- [Task details]:
The required result is every line of the records that includes "timeline".

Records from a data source

<<<<

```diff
diff --git a/emsar_amd/csrc/pass_launch.hpp b/emsar_amd/csrc/pass_launch.hpp
--- a/emsar_amd/csrc/pass_launch.hpp
+++ b/emsar_amd/csrc/pass_launch.hpp
@@ -41,8 +41,10 @@
 }
 template <bool WT, int MD> void launch_unit(BoolC<WT>, ModeC<MD>, emsar_hip_ctx *ctx, const PassArgs &a) {
     const LayoutDev &L = ctx->lay;
+    const uint32_t *order = L.d_order[ctx->sweep_phase].get();
+    ctx->sweep_phase ^= 1;
     hipLaunchKernelGGL((k_pass_tiled_unit<WT, MD>), dim3((unsigned)L.n_units), dim3(kTiledThreads), kTiledLds, ctx->stream, L.d_utiles, L.unit_stride,
-                       L.d_far, L.d_fwd, L.d_bwd, ctx->rw.d_wgt, a.theta, a.acc, a.ll_out, a.fx);
+                       L.d_far, L.d_fwd, L.d_bwd, ctx->rw.d_wgt, a.theta, a.acc, a.ll_out, a.fx, order);
 }
 template <class PT, bool WT, int MD>
 void launch_csr_rows(emsar_hip_ctx *ctx, unsigned max_grid, int64_t n_rows, const PT *row_ptr, const int32_t *col, const int32_t *wgt, const double *val, const PassArgs &a) {
@@ -143,19 +145,23 @@
     return rc;
 }
 
-int emsar_hip_debug_unit_stamps(emsar_hip_ctx *ctx, double *out, unsigned long long *timeline ) {
+int emsar_hip_debug_unit_stamps_phase(emsar_hip_ctx *ctx, int phase, double *out, unsigned long long *timeline ) {
+    if (phase < 0 || phase > 1) return EMSAR_HIP_ERR_ARG;
     if (!ctx || !out || ctx->layout != EMSAR_LAYOUT_TILED || !ctx->have_sample || ctx->weighted || ctx->lay.n_units == 0) return EMSAR_HIP_ERR_STATE;
     const LayoutDev &L = ctx->lay;
     const size_t nw = (size_t)L.n_units * (kTiledThreads / 64);
     std::vector<unsigned long long> h;
     const int rc = stamped_launch(ctx, (const void *)k_pass_tiled_unit<false, MODE_EM, true>, nw, nw * 8 + (size_t)L.n_units * 4, [&](unsigned long long *d) {
         hipLaunchKernelGGL((k_pass_tiled_unit<false, MODE_EM, true>), dim3((unsigned)L.n_units), dim3(kTiledThreads), kTiledLds, ctx->stream, L.d_utiles, L.unit_stride,
-                           L.d_far, L.d_fwd, L.d_bwd, ctx->rw.d_wgt, ctx->vec.d_th[0], ctx->vec.d_acc, &ctx->d_scal->ll[3].s[0].v, Fx{0.0, 0.0}, d);
+                           L.d_far, L.d_fwd, L.d_bwd, ctx->rw.d_wgt, ctx->vec.d_th[0], ctx->vec.d_acc, &ctx->d_scal->ll[3].s[0].v, Fx{0.0, 0.0}, L.d_order[phase].get(), d);
     }, h, out);
     if (rc != EMSAR_HIP_OK) return rc;
     if (timeline) std::copy(h.begin() + (std::ptrdiff_t)(nw * 8), h.end(), timeline);
     out[7] = (double)L.n_units;
     return EMSAR_HIP_OK;
+}
+int emsar_hip_debug_unit_stamps(emsar_hip_ctx *ctx, double *out, unsigned long long *timeline) {
+    return emsar_hip_debug_unit_stamps_phase(ctx, ctx ? ctx->sweep_phase : 0, out, timeline);
 }
 
 int emsar_hip_debug_pass_kernel(int weighted, int mode, int64_t n_tiles, int tiled_multi, int weighted_unit, char *out, size_t cap) {
diff --git a/emsar_amd/csrc/sweep_order.hpp b/emsar_amd/csrc/sweep_order.hpp
--- /dev/null
+++ b/emsar_amd/csrc/sweep_order.hpp
@@ -0,0 +1,75 @@
+#pragma once
+#include <algorithm>
+#include <cstddef>
+#include <cstdint>
+#include <functional>
+#include <queue>
+#include <vector>
+
+namespace emsar {
+
+constexpr int64_t kSweepReuseKB = 64000, kSweepHeadKB = 40000, kSweepMinUnits = 1024;
+
+struct SweepKnobs {
+    int64_t reuse_bytes = 0;
+    int64_t head_bytes = 0;
+    int64_t min_units = kSweepMinUnits;
+};
+
+struct SweepOrder {
+    std::vector<uint32_t> phase[2];
+    size_t n_head = 0, n_group[2] = {0, 0};
+    int64_t head_bytes = 0, group_bytes[2] = {0, 0};
+    bool on() const { return !phase[0].empty(); }
+    int64_t reuse_distance() const { return head_bytes + std::max(group_bytes[0], group_bytes[1]); }
+};
+
+inline bool build_sweep_order(const std::vector<int64_t> &work, const std::vector<int64_t> &bytes, const SweepKnobs &K, SweepOrder &out) {
+    out = SweepOrder();
+    const size_t n = work.size();
+    if (bytes.size() != n || K.reuse_bytes <= 0 || (int64_t)n <= K.min_units || n < 2) return false;
+    int64_t total = 0;
+    for (const int64_t b : bytes) total += b;
+    if (total <= K.reuse_bytes) return false;
+    size_t nh = 0;
+    int64_t hb = 0;
+    while (nh < n && hb + bytes[nh] <= K.head_bytes) hb += bytes[nh++];
+    const int64_t budget = K.reuse_bytes - hb;
+    if (budget <= 0) return false;
+    size_t g = n;
+    int64_t gb = 0;
+    while (g > nh && gb + bytes[g - 1] <= 2 * budget) gb += bytes[--g];
+    std::vector<int64_t> alt(n + 2, 0);
+    for (size_t i = n; i-- > g;) alt[i] = bytes[i] + alt[i + 2];
+    while (g < n && (alt[g] > budget || alt[g + 1] > budget)) g++;
+    if (n - g < 2) return false;
+    std::vector<uint32_t> hand[2];
+    for (size_t i = g; i < n; i++) hand[(i - g) & 1].push_back((uint32_t)i);
+    for (int p = 0; p < 2; p++) {
+        std::vector<uint32_t> &o = out.phase[p];
+        o.reserve(n);
+        for (size_t i = 0; i < nh; i++) o.push_back((uint32_t)i);
+        o.insert(o.end(), hand[p].begin(), hand[p].end());
+        for (size_t i = nh; i < g; i++) o.push_back((uint32_t)i);
+        o.insert(o.end(), hand[1 - p].begin(), hand[1 - p].end());
+    }
+    out.n_head = nh; out.head_bytes = hb;
+    for (int p = 0; p < 2; p++) { out.n_group[p] = hand[p].size(); out.group_bytes[p] = alt[g + (size_t)p]; }
+    return true;
+}
+
+struct SlotModel { int slots = 1024; double fixed_us = 9.8, per_work_us = 1.834e-4, gap_us = 1.7; };
+inline double sweep_slot_span(const std::vector<int64_t> &work, const uint32_t *order, const SlotModel &M = SlotModel()) {
+    std::priority_queue<double, std::vector<double>, std::greater<double>> free_at;
+    double span = 0.0;
+    for (size_t i = 0; i < work.size(); i++) {
+        double start = 0.0;
+        if ((int)free_at.size() >= M.slots) { start = free_at.top() + M.gap_us; free_at.pop(); }
+        const double end = start + M.fixed_us + M.per_work_us * (double)work[order ? order[i] : i];
+        free_at.push(end);
+        span = std::max(span, end);
+    }
+    return span;
+}
+
+}
diff --git a/emsar_amd/hip.py b/emsar_amd/hip.py
--- a/emsar_amd/hip.py
+++ b/emsar_amd/hip.py
@@ -14,7 +14,7 @@
     "emsar_hip_create", "emsar_hip_destroy", "emsar_hip_strerror", "emsar_hip_last_error",
     "emsar_hip_upload_structure", "emsar_hip_upload_sample", "emsar_hip_solve",
     "emsar_hip_reset_theta", "emsar_hip_set_theta", "emsar_hip_get_theta", "emsar_hip_run_passes",
-    "emsar_hip_ieuma", "emsar_hip_normalise", "emsar_hip_get_info",
+    "emsar_hip_ieuma", "emsar_hip_normalise", "emsar_hip_get_info", "emsar_hip_get_sweep_info",
     "emsar_hip_layout_selfcheck_tiled", "emsar_hip_sets_selfcheck", "emsar_hip_upload_euma", "emsar_hip_adj_euma", "emsar_hip_collapse_rows",
     "emsar_hip_set_deterministic", "emsar_hip_bootstrap", "emsar_hip_bootstrap_weights", "emsar_hip_bootstrap_draw_host",
     "emsar_hip_set_gene_map", "emsar_hip_gene_sums", "emsar_hip_bootstrap_genes",
@@ -157,6 +157,8 @@
     L.emsar_hip_ieuma.argtypes = [vp, f64p, f64p]
     L.emsar_hip_normalise.argtypes = [vp, f64p, f64p, C.c_int64, f64p, f64p, i32p]
     L.emsar_hip_get_info.argtypes = [vp, C.POINTER(Info)]
+    if hasattr(L, "emsar_hip_get_sweep_info"):
+        L.emsar_hip_get_sweep_info.argtypes = [vp, C.POINTER(C.c_int64)]
     L.emsar_hip_layout_selfcheck_tiled.argtypes = [C.c_int64, C.c_int32, u64p, i32p, C.c_int, C.POINTER(Info)]
     L.emsar_hip_set_deterministic.argtypes = [vp, C.c_int]
     L.emsar_hip_set_deterministic.restype = C.c_int
@@ -645,4 +647,9 @@
     def info(self):
         i = Info()
         self._chk(self._L.emsar_hip_get_info(self._h, C.byref(i)), "get_info")
-        return i.as_dict()
+        d = i.as_dict()
+        sweep = (C.c_int64 * 3)()
+        if hasattr(self._L, "emsar_hip_get_sweep_info"):
+            self._chk(self._L.emsar_hip_get_sweep_info(self._h, sweep), "get_sweep_info")
+        d["sweep_head_units"], d["sweep_group_units"], d["sweep_reuse_bytes"] = (int(x) for x in sweep)
+        return d
diff --git a/include/emsar_hip.h b/include/emsar_hip.h
--- a/include/emsar_hip.h
+++ b/include/emsar_hip.h
@@ -231,6 +231,7 @@
     int32_t reserved0;
 } emsar_hip_info;
 int emsar_hip_get_info(const emsar_hip_ctx *ctx, emsar_hip_info *out);
+int emsar_hip_get_sweep_info(const emsar_hip_ctx *ctx, int64_t out[3]);
 
 int emsar_hip_layout_selfcheck_tiled(int64_t n_rows, int32_t n_tx, const uint64_t *row_ptr, const int32_t *col_idx,
                                      int merge_rows, emsar_hip_info *info_out);
```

>>>>

- [Response area]:
-int emsar_hip_debug_unit_stamps(emsar_hip_ctx *ctx, double *out, unsigned long long *timeline ) {
+int emsar_hip_debug_unit_stamps_phase(emsar_hip_ctx *ctx, int phase, double *out, unsigned long long *timeline ) {
     if (timeline) std::copy(h.begin() + (std::ptrdiff_t)(nw * 8), h.end(), timeline);
+int emsar_hip_debug_unit_stamps(emsar_hip_ctx *ctx, double *out, unsigned long long *timeline) {
+    return emsar_hip_debug_unit_stamps_phase(ctx, ctx ? ctx->sweep_phase : 0, out, timeline);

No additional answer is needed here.